La pertenencia homeostática fundamenta la sociohomeostasis que se hace valorar después respecto de múltiples grupos y sus correspondientes valencias de pertenencia. Es decir,el locus homeostático de pertenencia de un grupo humano determinado puede asumir algún tipo de relación con otros grupos diferentes; relaciones de tipo colaborativo, para el matrimonio, de intercambio económico o de hostilidad guerrera, si bien en todo los casos y respecto especialmente la antropología sedentaria, la apariencia agonal de todas esas relaciones (en cuanto particularmente a la violencia intergrupal) son formas estructurales complejas de una enrevesada estabilidad en el tiempo colectivo y siempre generacional, y pese a su conflictividad real y a veces letal.
Múltiples especies vivas y grupos humanos diferentes sobre un mismo marco homeostático:
Respecto de un marco homeostático mayor, no tiene por qué haber una valencia homeostática común, pero sí que puede haber interferencias parciales: los perros y los humanos, por ejemplo; o cuando los humanos imitan los cantos de las aves. O las distintas situaciones puntuales en las que podemos todos nosotros ser entenados culturales ante la necesidad de ensanchar en algún grado nuestra receptividad tanto fisiológica como actitudinal a lo culturalmente ajeno.

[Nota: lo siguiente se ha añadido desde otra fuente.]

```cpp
enum {
  ODR_VAR_X_SEA_WATER_VELOCITY = 0,
  ODR_VAR_Y_SEA_WATER_VELOCITY = 1,
  ODR_VAR_X_WIND = 2,
  ODR_VAR_Y_WIND = 3,
  ODR_VAR_UPWARD_SEA_WATER_VELOCITY = 4,
// ... 252 lines not shown
                         const double *depth_noise, uint64_t step);
int odr_radio_terminal_velocity(odr_ctx *ctx, odr_particles *p, int diameter_slot, int density_slot);
int odr_radio_resuspend(odr_ctx *ctx, odr_particles *p, odr_radio *radio, int specie_slot, int diameter_slot, int rng_mode,
                        const double *diameter_noise, const double *depth_noise, uint64_t step);
int odr_particles_count_status(odr_ctx *ctx, odr_particles *p, int32_t status_code, int64_t *n);
int odr_particles_remap_status(odr_ctx *ctx, odr_particles *p, int32_t from_code, int32_t to_code);
int odr_deactivate(odr_ctx *ctx, odr_particles *p, const uint8_t *mask_host, int32_t status_code);
int odr_deactivate_outside(odr_ctx *ctx, odr_particles *p, double west, double east, double south, double north,
                           int32_t status_code);
int odr_compact(odr_ctx *ctx, odr_particles *p, int64_t *n_active);
int odr_scan_status(odr_ctx *ctx, odr_particles *p, int64_t *n_kept, uint64_t *status_flags);
int odr_scan_status_begin(odr_ctx *ctx, odr_particles *p);
int odr_scan_status_end(odr_ctx *ctx, odr_particles *p, int64_t *n_kept, uint64_t *status_flags);
int odr_ctx_guard_next_vmix(odr_ctx *ctx, int on);
int odr_compact_apply(odr_ctx *ctx, odr_particles *p, int64_t *n_active);
int odr_sort_particles(odr_ctx *ctx, odr_particles *p, int32_t source_id);
int odr_sort_particles_ex(odr_ctx *ctx, odr_particles *p, int32_t source_id, int keep_environment);
int odr_particles_tile_stats(odr_ctx *ctx, odr_particles *p, uint64_t *out4);
int odr_particles_step_layout_stats(odr_ctx *ctx, odr_particles *p, uint64_t *out2);
int odr_particles_step_onlevel_stats(odr_ctx *ctx, odr_particles *p, uint64_t *out1);
int odr_particles_vmix_layout_stats(odr_ctx *ctx, odr_particles *p, uint64_t *out3);
int odr_particles_vmix_kplane_stats(odr_ctx *ctx, odr_particles *p, uint64_t *out2);
int odr_particles_vmix_window_stats(odr_ctx *ctx, odr_particles *p, uint64_t *out3);
int odr_reduce_scalars(odr_ctx *ctx, odr_particles *p, double wind_drift_depth, double *out16);
int odr_ctx_set_step_reduce(odr_ctx *ctx, int on, double wind_drift_depth, int relative_wind);
int odr_reduce_local(odr_ctx *ctx, odr_particles *p, double wind_drift_depth, int relative_wind, double *out16);
int odr_reduce_install(odr_ctx *ctx, odr_particles *p, const double *in16);
int odr_reduce_unpin(odr_ctx *ctx);

int odr_ctx_set_position_class(odr_ctx *ctx, int f32);
int odr_source_set_coordinate_dtype(odr_ctx *ctx, int32_t source_id, int x_is_float32, int y_is_float32);

#define ODR_COMM_ID_BYTES 256
int odr_device_count(int32_t *n);
int odr_comm_unique_id(uint8_t *id );
int odr_comm_init(odr_ctx *ctx, const uint8_t *id, int32_t rank, int32_t nranks);
int odr_comm_info(int32_t *rank, int32_t *nranks, uint64_t *id_hash, int32_t *rccl_version, uint64_t *collectives);
int odr_comm_destroy(void);
int odr_allreduce_scalars(odr_ctx *ctx, double *values, int32_t n, int32_t op);
int odr_comm_allgather_begin(odr_ctx *ctx, const double *row, int32_t n, int32_t from_scan);
int odr_comm_allgather_end(odr_ctx *ctx, double *rows );
int odr_comm_broadcast_bytes(odr_ctx *ctx, void *buf, int64_t nbytes, int32_t root);
int odr_comm_barrier(odr_ctx *ctx);
int odr_block_broadcast(odr_ctx *ctx, int32_t source_id, int32_t slot, double t_epoch, int nvars, const int32_t *var_ids,
                        const void *const *data, const int32_t *var_nz, int ny, int nx, const double *xy8, int32_t root);

// ... 107 lines not shown
```

opendrift_amd/_abi.py:

```python
import ctypes as C
import os

HERE = os.path.dirname(os.path.abspath(__file__))
LIB_PATH = os.environ.get('ODR_LIB') or os.path.join(HERE, 'libodrift_hip.so')

NVAR = 26
VARIABLES = {
    'x_sea_water_velocity': 0, 'y_sea_water_velocity': 1, 'x_wind': 2, 'y_wind': 3,
    'upward_sea_water_velocity': 4, 'ocean_vertical_diffusivity': 5,
    'sea_surface_wave_stokes_drift_x_velocity': 6, 'sea_surface_wave_stokes_drift_y_velocity': 7,
    'land_binary_mask': 8, 'sea_floor_depth_below_sea_level': 9, 'sea_surface_height': 10,
    'horizontal_diffusivity': 11, 'sea_surface_wave_significant_height': 12,
    'sea_surface_wave_period_at_variance_spectral_density_maximum': 13,
    'ocean_mixed_layer_thickness': 14,
    'sea_water_temperature': 15, 'sea_water_salinity': 16,
    'sea_ice_area_fraction': 17, 'sea_ice_x_velocity': 18, 'sea_ice_y_velocity': 19,
    'sea_surface_swell_wave_to_direction': 20,
    'sea_surface_swell_wave_peak_period_from_variance_spectral_density': 21,
    'sea_surface_swell_wave_significant_height': 22, 'sea_surface_wind_wave_to_direction': 23,
    'sea_surface_wind_wave_mean_period': 24, 'sea_surface_wind_wave_significant_height': 25,
}
VARIABLE_NAMES = {v: k for k, v in VARIABLES.items()}
PROJ_LATLONG, PROJ_STERE_EQUIT_SPHERE, PROJ_STERE_POLAR = 0, 1, 2
PROJ_MERC, PROJ_LCC = 4, 5
# ... 158 lines not shown
    'odr_comm_unique_id': [_P(C.c_uint8)],
    'odr_comm_init': [_vp, _P(C.c_uint8), C.c_int32, C.c_int32],
    'odr_comm_info': [_P(C.c_int32), _P(C.c_int32), _P(C.c_uint64), _P(C.c_int32), _P(C.c_uint64)],
    'odr_comm_destroy': [],
    'odr_allreduce_scalars': [_vp, _dp, C.c_int32, C.c_int32],
    'odr_comm_allgather_begin': [_vp, _dp, C.c_int32, C.c_int32],
    'odr_comm_allgather_end': [_vp, _dp],
    'odr_comm_broadcast_bytes': [_vp, _vp, C.c_int64, C.c_int32],
    'odr_comm_barrier': [_vp],
    'odr_block_broadcast': [_vp, C.c_int32, C.c_int32, C.c_double, C.c_int, _ip, _P(_vp), _ip, C.c_int, C.c_int, _dp, C.c_int32],
    'odr_scan_status': [_vp, _vp, _i64p, _P(C.c_uint64)],
    'odr_scan_status_begin': [_vp, _vp],
    'odr_scan_status_end': [_vp, _vp, _i64p, _P(C.c_uint64)],
    'odr_ctx_guard_next_vmix': [_vp, C.c_int],
    'odr_compact_apply': [_vp, _vp, _i64p],
    'odr_sort_particles': [_vp, _vp, C.c_int32],
    'odr_sort_particles_ex': [_vp, _vp, C.c_int32, C.c_int],
    'odr_particles_tile_stats': [_vp, _vp, _P(C.c_uint64)],
    'odr_particles_step_layout_stats': [_vp, _vp, _P(C.c_uint64)],
    'odr_particles_step_onlevel_stats': [_vp, _vp, _P(C.c_uint64)],
    'odr_particles_vmix_layout_stats': [_vp, _vp, _P(C.c_uint64)],
    'odr_particles_vmix_kplane_stats': [_vp, _vp, _P(C.c_uint64)],
    'odr_particles_vmix_window_stats': [_vp, _vp, _P(C.c_uint64)],
    'odr_reduce_scalars': [_vp, _vp, C.c_double, _dp],
    'odr_ctx_set_step_reduce': [_vp, C.c_int, C.c_double, C.c_int],
    'odr_reduce_local': [_vp, _vp, C.c_double, C.c_int, _dp],
    'odr_reduce_install': [_vp, _vp, _dp],
    'odr_reduce_unpin': [_vp],
    'odr_timer_begin': [_vp],
    'odr_timer_end': [_vp, _fp],
    'odr_sgrid_create': [_vp, C.c_int32, C.c_int32, C.c_int32, _dp, _dp, C.c_double, _dp, _dp, C.c_int32, _P(_vp)],
    'odr_sgrid_destroy': [_vp, _vp],
    'odr_sgrid_download_zrho': [_vp, _vp, _dp],
    'odr_sgrid_zslice': [_vp, _vp, _vp, C.c_int, C.c_int, C.c_int32, _dp, C.c_int32, _P(_vp), _dp],
    'odr_history_create': [_vp, C.c_int64, C.c_int32, C.c_int32, _ip, _P(_vp)],
    'odr_history_destroy': [_vp, _vp],
    'odr_history_set_id_base': [_vp, _vp, C.c_int64],
    'odr_history_record': [_vp, _vp, _vp, C.c_int32, C.c_int, C.c_int],
    'odr_history_flush': [_vp, _vp, C.c_int32, C.c_int32],
    'odr_history_wait': [_vp, _vp],
    'odr_history_host_ptr': [_vp, _vp, C.c_int32, _P(_fp), _P(C.c_int32)],
    'odr_history_reset': [_vp, _vp],
    'odr_history_minmax': [_vp, _vp, C.c_int32, _dp, _dp],
    'odr_density_map': [_vp, C.c_int64, C.c_int32] + [_vp] * 5 + [C.c_int32, C.c_int32, _dp, C.c_int32, _dp, _dp, _dp, _dp],
    'odr_density_last_kernel_ms': [_vp, _fp],
    'odr_density_map_proj': [_vp, C.c_int64, C.c_int32] + [_vp] * 5 + [C.c_int32, _P(ProjDesc), C.c_int32, _dp, C.c_int32, _dp, C.c_int64, _dp, _dp, _dp],
# ... 81 lines not shown
```

opendrift_amd/build.py:

```python
import os
import subprocess
from concurrent.futures import ThreadPoolExecutor

HERE = os.path.dirname(os.path.abspath(__file__))
CSRC = os.path.join(HERE, 'csrc')
UNITS = sorted(f for f in os.listdir(CSRC) if f.endswith('.hip'))
HEADERS = sorted(os.path.join(CSRC, f) for f in os.listdir(CSRC) if f.endswith('.h')) + \
    [os.path.join(os.path.dirname(HERE), 'include', 'odrift.h')]
LIB = os.path.join(HERE, 'libodrift_hip.so')
OBJDIR = os.path.join(HERE, 'build')
HIPCC = os.environ.get('HIPCC', '/opt/rocm/bin/hipcc')
FLAGS = ['--offload-arch=gfx950', '-O3', '-std=c++17', '-ffp-contract=off', '-fPIC',
         '-I' + os.path.join(os.path.dirname(HERE), 'include')]


def _stale(target, deps):
    return not os.path.exists(target) or any(os.path.getmtime(target) < os.path.getmtime(d) for d in deps)


def build(force=False, verbose=False, extra_flags=(), lib=LIB, objdir=OBJDIR):
    os.makedirs(objdir, exist_ok=True)
    jobs = []
    for u in UNITS:
        src = os.path.join(CSRC, u)
        obj = os.path.join(objdir, u.replace('.hip', '.o'))
        if force or _stale(obj, [src] + HEADERS):
            jobs.append([HIPCC] + FLAGS + list(extra_flags) + ['-c', src, '-o', obj])
    if jobs:
        def run(cmd):
            if verbose:
                print(' '.join(cmd))
            subprocess.check_call(cmd)
        with ThreadPoolExecutor(len(jobs)) as ex:
            list(ex.map(run, jobs))
    objs = [os.path.join(objdir, u.replace('.hip', '.o')) for u in UNITS]
    if jobs or _stale(lib, objs):
        cmd = [HIPCC, '--offload-arch=gfx950', '-shared', '-fPIC', '-o', lib] + objs
        if verbose:
            print(' '.join(cmd))
        subprocess.check_call(cmd)
    return lib


if __name__ == '__main__':
    import sys
    print(build(force='--force' in sys.argv, verbose=True))


def build_variant(tag, units, extra_flags, outdir=None):
    build()
    outdir = outdir or os.path.join(os.path.dirname(HERE), 'tools')
    objdir = os.path.join(outdir, '_obj' + tag)
    os.makedirs(objdir, exist_ok=True)

    def run(u):
        obj = os.path.join(objdir, u.replace('.hip', '.o'))
        subprocess.check_call([HIPCC] + FLAGS + list(extra_flags) + ['-c', os.path.join(CSRC, u), '-o', obj])
        return obj
    with ThreadPoolExecutor(len(units)) as ex:
        mine = dict(zip(units, ex.map(run, units)))
    objs = [mine.get(u, os.path.join(OBJDIR, u.replace('.hip', '.o'))) for u in UNITS]
    lib = os.path.join(outdir, '_lib%s.so' % tag)
    subprocess.check_call([HIPCC, '--offload-arch=gfx950', '-shared', '-fPIC', '-o', lib] + objs)
    return lib
```

opendrift_amd/csrc/odr_host.h:

```cpp
#pragma once
#include <hip/hip_runtime.h>

#include <algorithm>
#include <cmath>
#include <cstdarg>
#include <cstdio>
#include <cstdlib>
#include <cstring>
#include <initializer_list>
#include <string>
#include <vector>

#include "../../include/odrift.h"
#include "odr_kernels.hip.h"

using namespace odr;

#include <chrono>
struct SlowSpan {
  const char *what;
  std::chrono::steady_clock::time_point t0;
  static double limit() { static const double v = getenv("ODR_SLOW_CALLS") ? atof(getenv("ODR_SLOW_CALLS")) : 0.0; return v; }
  explicit SlowSpan(const char *w) : what(w) { if (limit() > 0) t0 = std::chrono::steady_clock::now(); }
  ~SlowSpan() {
// ... 108 lines not shown
  double *dead64[3];
  int *deadi32[2];
  unsigned *bcount;
  unsigned *wcount;
  unsigned long long wcount_epoch;
  long long wcount_n;
  void *scratch;
  size_t scratch_bytes;
  unsigned long long epoch;
  unsigned long long status_epoch, scan_epoch;
  long long scan_kept;
  float env_cval[NVAR];
  long long env_cn[NVAR];
  bool env_cok[NVAR];
  bool external;
  unsigned *wg_tab, *wg_list;
  unsigned long long *wg_total, *wg_stats;
  long long wg_cap, wg_grid, wg_n, wg_list_cap;
  unsigned long long wg_launches;
  unsigned long long step_launches[3];
  unsigned long long vmix_launches[3];
  unsigned long long vmix_kplane[2];
  unsigned long long vmix_window[2];
  unsigned long long *vmix_redone;
  double *z_keep;
  long long z_keep_n;
  bool z_truncated;
  int wg_sid;
  bool wg_valid;
  unsigned wg_src_gen;
};

static inline unsigned nblk(long long n) { return (unsigned)((n + BLOCK - 1) / BLOCK); }

static inline PView view(const odr_particles *p) {
  PView v;
  v.n = p->n;
  v.lon = p->d64[0]; v.lat = p->d64[1]; v.z = p->d64[2]; v.plon = p->d64[3]; v.plat = p->d64[4];
  v.slon = p->d64[5]; v.slat = p->d64[6];
  v.id = p->i32[0]; v.status = p->i32[1]; v.moving = p->i32[2];
  v.wdf = p->f32[0]; v.cdf = p->f32[1]; v.tv = p->f32[2]; v.age = p->f32[3];
  for (int k = 0; k < NVAR; ++k) v.env[k] = p->env[k];
  for (int k = 0; k < 9; ++k) v.aux[k] = p->aux[k];
  v.ice = p->ice_kind; v.pad = 0;
  v.rank = p->rank_on && p->rank ? p->rank : nullptr;
  return v;
// ... 180 lines not shown
```

opendrift_amd/csrc/odr_kernels.hip.h:

```cpp
#pragma once
#include <hip/hip_runtime.h>
#include <rocrand/rocrand_kernel.h>
#include "odr_field.hip.h"

namespace odr {

#ifndef ODR_BLOCK
#define ODR_BLOCK 256
#endif
constexpr int BLOCK = ODR_BLOCK;
#ifndef ODR_POLAR_WAVES
#define ODR_POLAR_WAVES 3
#endif
#ifndef ODR_POLAR_STEP_WAVES
#define ODR_POLAR_STEP_WAVES 2
#endif
#define ODR_STEP_WAVES(PROJ) ((PROJ) == PROJ_LATLONG ? ODR_LATLONG_WAVES : ((PROJ) == PROJ_EXT ? 1 : ODR_POLAR_STEP_WAVES))
#ifndef ODR_LATLONG_WAVES
#define ODR_LATLONG_WAVES 1
#endif
#define ODR_WAVES(PROJ) ((PROJ) == PROJ_LATLONG ? ODR_LATLONG_WAVES : ((PROJ) == PROJ_EXT ? 1 : ODR_POLAR_WAVES))

__device__ __forceinline__ long long pid() {
  const unsigned nb = gridDim.x, b = blockIdx.x, per = nb >> 3, rem = nb & 7u, x = b & 7u, j = b >> 3;
  const unsigned lb = x * per + (x < rem ? x : rem) + j;
  return (long long)lb * BLOCK + threadIdx.x;
}

struct PView {
  long long n;
  double *lon, *lat, *z, *plon, *plat;
  double *slon, *slat;
  int *id, *status, *moving;
  float *wdf, *cdf, *tv, *age;
  float *aux[9];
  float *env[NVAR];
  int ice;
  int pad;
  const int *rank;
};

__device__ __forceinline__ int sf_species_flag(const PView &p, int sfl, long long i) {
  if ((sfl & 255) != 5) return 0;
  const int sp = (int)p.aux[(sfl >> 24) & 15][i];
  return (sp >= 0 && sp < 7 && (((sfl >> 8) >> sp) & 1)) ? 8 : 0;
}
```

Porque hemos dependido, circunstancialmente, de un grupo cultural ajeno para sostenernos en cualquier sentido normalmente pasajero…
Un caso en concreto:
¿Son los perros unos infiltrados límbicos puesto que su supervivencia como animales domésticos parecería que hubiera dependido de su capacidad de congraciarse límbicamente con sus amos humanos imitando y haciéndose aparentemente susceptibles en sus propias respuestas “afectivas” a las emociones humanas?
Es decir, puede haber múltiples (innumerables) locus de valencia homeostática dentro de un mismo marco homeostático, respecto de diferentes especies naturales o subgrupos variantes dentro ellas, como también respecto a diferentes grupos humanos que, a su vez, se dividen frecuentemente en unidades colectivas (clases, facciones, etc.) más pequeñas e individualizadas.
La sociohomeostasis se refiere, por tanto, al locus de pertenencia/valencia que obliga en algún grado a todo individuo vivencialmente presente y susceptible de dejarse regir límbicamente por un locus colectivo determinado.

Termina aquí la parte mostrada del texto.